Looking at the listing, state how many of its lines contain the string "Module". Write only the number.

───── SOURCE MATERIAL

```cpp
template <int ROWB> __device__ __forceinline__ int swz_n(int row) { return ROWB == 64 ? ((-(row >> 2)) & 3) : ((row >> 1) & 7); }
// ... 35 lines not shown
      const int row = c / CPR, kc = c % CPR;
      off = row * ROWB + ((kc ^ swz_n<ROWB>(row)) << 4);
    } else {
      constexpr int CPR = PANEL / EPC;
      const int r = c / CPR, cc = c % CPR;
      if (sizeof(T) == 2) off = r * 256 + ((((cc >> 1) ^ swz_t(r))) << 5) + ((cc & 1) << 4);
      else off = r * 512 + (cc << 4);
    }
    *reinterpret_cast<uint4*>(s + off) = regs[i];
  }
}

typedef __attribute__((address_space(3))) void* lds_vp;
typedef const __attribute__((address_space(1))) void* glb_vp;

template <bool TR, int BK, int NW>
__device__ __forceinline__ void panel_dma(unsigned char* panel, const bf16_t* __restrict__ base, int64_t ld, int dim, int tile0, int k0,
                                          int lane, int wave) {
  constexpr int NSEG = PANEL * BK * 2 / 1024;
  static_assert(NSEG % NW == 0, "segments must divide over the waves");
#pragma unroll
  for (int i = 0; i < NSEG / NW; ++i) {
    const int sg = wave + i * NW;
    const bf16_t* src;
    if (!TR) {
      constexpr int ROWB = BK * 2, CPR = ROWB / 16, RPS = 1024 / ROWB;
      const int r = sg * RPS + lane / CPR, p = lane % CPR, kc = p ^ swz_n<ROWB>(r);
      src = base + (int64_t)min(tile0 + r, dim - 1) * ld + k0 + kc * 8;
    } else {
      const int r = sg * 4 + (lane >> 4), p16 = lane & 15, c16 = ((((p16 >> 1) ^ swz_t(r))) << 1) | (p16 & 1);
      src = base + (int64_t)(k0 + r) * ld + min(tile0 + c16 * 8, dim - 8);
    }
    __builtin_amdgcn_global_load_lds((glb_vp)src, (lds_vp)(panel + sg * 1024), 16, 0, 0);
  }
// ... 15 lines not shown
  static_assert(NSEG % NW == 0, "segments must divide over the waves");
#pragma unroll
  for (int i = 0; i < NSEG / NW; ++i) {
    const int sg = wave + i * NW;
    const bf16_t* src;
    if (!TR) {
      constexpr int ROWB = BK * 2, CPR = ROWB / 16, RPS = 1024 / ROWB;
      const int r = sg * RPS + lane / CPR, p = lane % CPR, kc = p ^ swz_n<ROWB>(r);
      src = cv_src(cv, min(tile0 + r, dim - 1), k0 + kc * 8);
    } else {
      const int r = sg * 4 + (lane >> 4), p16 = lane & 15, c16 = ((((p16 >> 1) ^ swz_t(r))) << 1) | (p16 & 1);
      src = cv_src(cv, k0 + r, min(tile0 + c16 * 8, dim - 8));
    }
    __builtin_amdgcn_global_load_lds((glb_vp)src, (lds_vp)(panel + sg * 1024), 16, 0, 0);
  }
}

template <bool TR, int BK>
__device__ __forceinline__ bf16x8_t frag_bf16(const unsigned char* s, int base, int lane, int hh) {
  if (!TR) {
    constexpr int ROWB = BK * 2;
    const int row = base + (lane & 15), kc = hh * 4 + (lane >> 4);
    return *reinterpret_cast<const bf16x8_t*>(s + row * ROWB + ((kc ^ swz_n<ROWB>(row)) << 4));
  } else {
    const int g = lane >> 4, i = lane & 15, rr = i >> 2, q = i & 3;
    const int r1 = hh * 32 + g * 8 + rr, r2 = r1 + 4, ch = base >> 4;
    typedef __attribute__((address_space(3))) bf16x4_t* lds4_t;
    bf16x4_t lo = __builtin_amdgcn_ds_read_tr16_b64_v4bf16((lds4_t)(s + r1 * 256 + ((ch ^ swz_t(r1)) << 5) + q * 8));
    bf16x4_t hi = __builtin_amdgcn_ds_read_tr16_b64_v4bf16((lds4_t)(s + r2 * 256 + ((ch ^ swz_t(r2)) << 5) + q * 8));
    return __builtin_shufflevector(lo, hi, 0, 1, 2, 3, 4, 5, 6, 7);
// ... 233 lines not shown
            const int m = min(m0 + wm * (CF::WM * 16) + p * RPP + r, P.M - 1);
            rs[p][i] = P.row_scale[m / P.rps];
          }
      }
    }
    if constexpr (HOIST_BIAS) {
#pragma unroll
      for (int tj = 0; tj < 4; ++tj) b4[tj] = bias_at(P, N, nw0 + tj * 16 + (lane >> 4) * 4);
    }
  }
  static __device__ __forceinline__ float4 bias_at(const Problem& P, int N, int n) {
    return (P.bias && n < N) ? *reinterpret_cast<const float4*>(P.bias + n) : make_float4(0.f, 0.f, 0.f, 0.f);
  }

  struct NoStamp { __device__ __forceinline__ void operator()() const {} };
  template <bool LN = false, typename ST = NoStamp>
  __device__ __forceinline__ void store(unsigned char* smem, const f32x4_t (&acc)[CF::WM][4], const Problem& P, int act, int N, int64_t ldc,
                                        int m0, int n0, int wm, int wn, int lane, int wave, const float* ln_mean = nullptr, const float* ln_rstd = nullptr,
                                        ST stamp = ST{}) const {
    float* sT = reinterpret_cast<float*>(smem + wave * REGION_BYTES);
    T* outp = reinterpret_cast<T*>(P.out);
    T* prep = reinterpret_cast<T*>(P.out_pre);
    const int nw0 = n0 + wn * 64;
#pragma unroll
    for (int p = 0; p < NPASS; ++p) {
      __builtin_amdgcn_wave_barrier();
#pragma unroll
      for (int tj = 0; tj < 4; ++tj) {
        float4 b;
        if constexpr (HOIST_BIAS) b = b4[tj]; else b = bias_at(P, N, nw0 + tj * 16 + (lane >> 4) * 4);
        float4 cs = make_float4(0.f, 0.f, 0.f, 0.f);
        if constexpr (LN) {
          const int n = nw0 + tj * 16 + (lane >> 4) * 4;
          if (n < N) cs = *reinterpret_cast<const float4*>(reinterpret_cast<const float*>(P.aux) + n);
// ... 13 lines not shown
      asm volatile("s_waitcnt lgkmcnt(0)" ::: "memory");
      __builtin_amdgcn_wave_barrier();
      stamp();
#pragma unroll
      for (int i = 0; i < NITER; ++i) {
        const int c = lane + i * 64, r = c / CPR, oc = c % CPR;
        const int m = m0 + wm * (CF::WM * 16) + p * RPP + r, n = nw0 + oc * EPC;
        if (m >= P.M || n >= N) continue;
        float v[EPC];
#pragma unroll
        for (int e = 0; e < EPC; e += 4) {
          const int c4 = (oc * EPC + e) >> 2;
          const float4 t = *reinterpret_cast<const float4*>(sT + r * 64 + ((c4 ^ (r & 7)) << 2));
          v[e] = t.x; v[e + 1] = t.y; v[e + 2] = t.z; v[e + 3] = t.w;
        }
        const int64_t o = (int64_t)m * ldc + n;
        if (prep) *reinterpret_cast<uint4*>(prep + o) = f_to_chunk<T>(v);
        if (act == LMV_ACT_GELU) {
#pragma unroll
          for (int e = 0; e < EPC; ++e) v[e] = act_gelu<T>(v[e]);
        } else if (act == LMV_ACT_GELU_GRAD) {
          float u[EPC];
          chunk_to_f<T>(pf[p][i], u);
#pragma unroll
          for (int e = 0; e < EPC; ++e) v[e] *= act_gelu_grad<T>(u[e]);
        }
        if (P.row_scale) {
          float sc;
          if constexpr (HOIST_BIAS) sc = rs[p][i]; else sc = P.row_scale[m / P.rps];
#pragma unroll
          for (int e = 0; e < EPC; ++e) v[e] *= sc;
// ... 17 lines not shown
```

### lemevit_amd/model.py

```python
from __future__ import annotations

import math
import operator
import os
import threading
import weakref
from collections import OrderedDict
from typing import Dict, List, Optional, Sequence, Tuple

import torch
import torch.nn as nn
import torch.nn.functional as F

from . import ops
from .blocks import ATTN_BWD, ATTN_FWD, BLOCK_LN_EPS, PARAM_NAMES, attention_state, block_backward, block_forward
from .ops import Prob

Tensor = torch.Tensor


def _cfg(url: str = "", **kwargs) -> dict:
    return dict(url=url, num_classes=1000, input_size=(3, 224, 224), pool_size=None, crop_pct=0.9, interpolation="bicubic",
                fixed_input_size=True, mean=(0.485, 0.456, 0.406), std=(0.229, 0.224, 0.225),
                first_conv="patch_embed.proj", classifier="head", **kwargs)
# ... 153 lines not shown
            dwm = torch.zeros(Co, KP, device=g.device, dtype=torch.float32)
            dbf = torch.zeros(Co, device=g.device, dtype=torch.float32)
            if ctx.form == "implicit":
                ops.conv3x3s2_dw(g, gathered, dwm, dbf)
            else:
                ops.linear_dw([Prob(g, gathered, dwm, bias_grad=dbf)], Co, KP)
            if folded:
                weight, bias, gamma, mean, var = sv[-5:]
                grads = list(ops.conv_bn_fold_bwd(dwm, dbf, weight, bias, gamma, mean, var, eps, layout, [bool(n) for n in need]))
            else:
                dw = dwm[:, :9 * Ci]
                dw = dw.reshape(wshape) if image else dw.reshape(Co, 3, 3, Ci).permute(0, 3, 1, 2)
                grads[:2] = (dw.to(wdt) if need[0] else None), (dbf.to(bdt) if need[1] else None)
        if need_x and image:
            dx = ops.conv3x3s2_nchw_dx(g, Wm, like=sv[0])
        elif need_x:
            dp = torch.empty(g.shape[0], KP, device=g.device, dtype=g.dtype)
            ops.linear_dx([Prob(g, Wm, dp)], Co, KP)
            dx = ops.col2im3x3s2_nhwc(dp, B, H, W, Ci).permute(0, 3, 1, 2).to(xdt)
        return (dx, grads[0], grads[1], None, grads[2], grads[3], None, None, None, None, None)


def _conv3x3s2(x: Tensor, weight: Tensor, bias: Optional[Tensor], cd: torch.dtype, bn: Optional[tuple] = None, gelu: bool = False, infer: bool = False) -> Tensor:
    if (infer or (gelu and bn is None)) and torch.is_grad_enabled() and any(t is not None and t.requires_grad for t in (x, weight, bias)):
        raise NotImplementedError("lemevit_amd: the inference fold and the fused GELU epilogue on a plain operand have no backward")
    gamma, beta, mean, var, eps = (None, None, None, None, None) if bn is None else bn
    return _Conv3x3s2Fn.apply(x, weight, bias, cd, gamma, beta, mean, var, eps, gelu, infer)


def _is_conv3x3s2p1(m: nn.Module) -> bool:
    return (isinstance(m, nn.Conv2d) and m.kernel_size == (3, 3) and m.stride == (2, 2) and m.padding == (1, 1) and m.dilation == (1, 1) and m.groups == 1
            and m.padding_mode == "zeros")


def _is_conv3x3s2(m: nn.Module, x: Tensor) -> bool:
    return (_is_conv3x3s2p1(m) and m.in_channels % 8 == 0 and m.out_channels % 8 == 0 and x.is_cuda
            and x.dtype in (torch.float32, torch.bfloat16) and m.weight.dtype in (torch.float32, torch.bfloat16))


_CONV_IMPLICIT = os.environ.get("LMV_CONV_IMPLICIT", "1") != "0"


_FROZEN_BN = os.environ.get("LMV_FROZEN_BN", "1") != "0"


def _bn_frozen(m: Optional[nn.Module]) -> bool:
    return (_FROZEN_BN and isinstance(m, nn.BatchNorm2d) and not m.training and m.track_running_stats and m.running_mean is not None and m.running_var is not None
            and m.affine and all(t.dtype == torch.float32 for t in (m.weight, m.bias, m.running_mean, m.running_var)))


def _conv_bn_pairs(m: nn.Module, bn: Optional[nn.Module], x: Tensor, cd: torch.dtype) -> bool:
    return (_bn_frozen(bn) and cd in (torch.float32, torch.bfloat16) and x.is_cuda and (_is_stem_conv1(m, x) or _is_conv3x3s2(m, x)) and m.weight.dtype == torch.float32
            and (m.bias is None or m.bias.dtype == torch.float32) and m.weight.is_contiguous() and bn.num_features == m.out_channels)


# ... 1502 lines not shown
```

──────────

SOLUTION TO THIS TASK: 4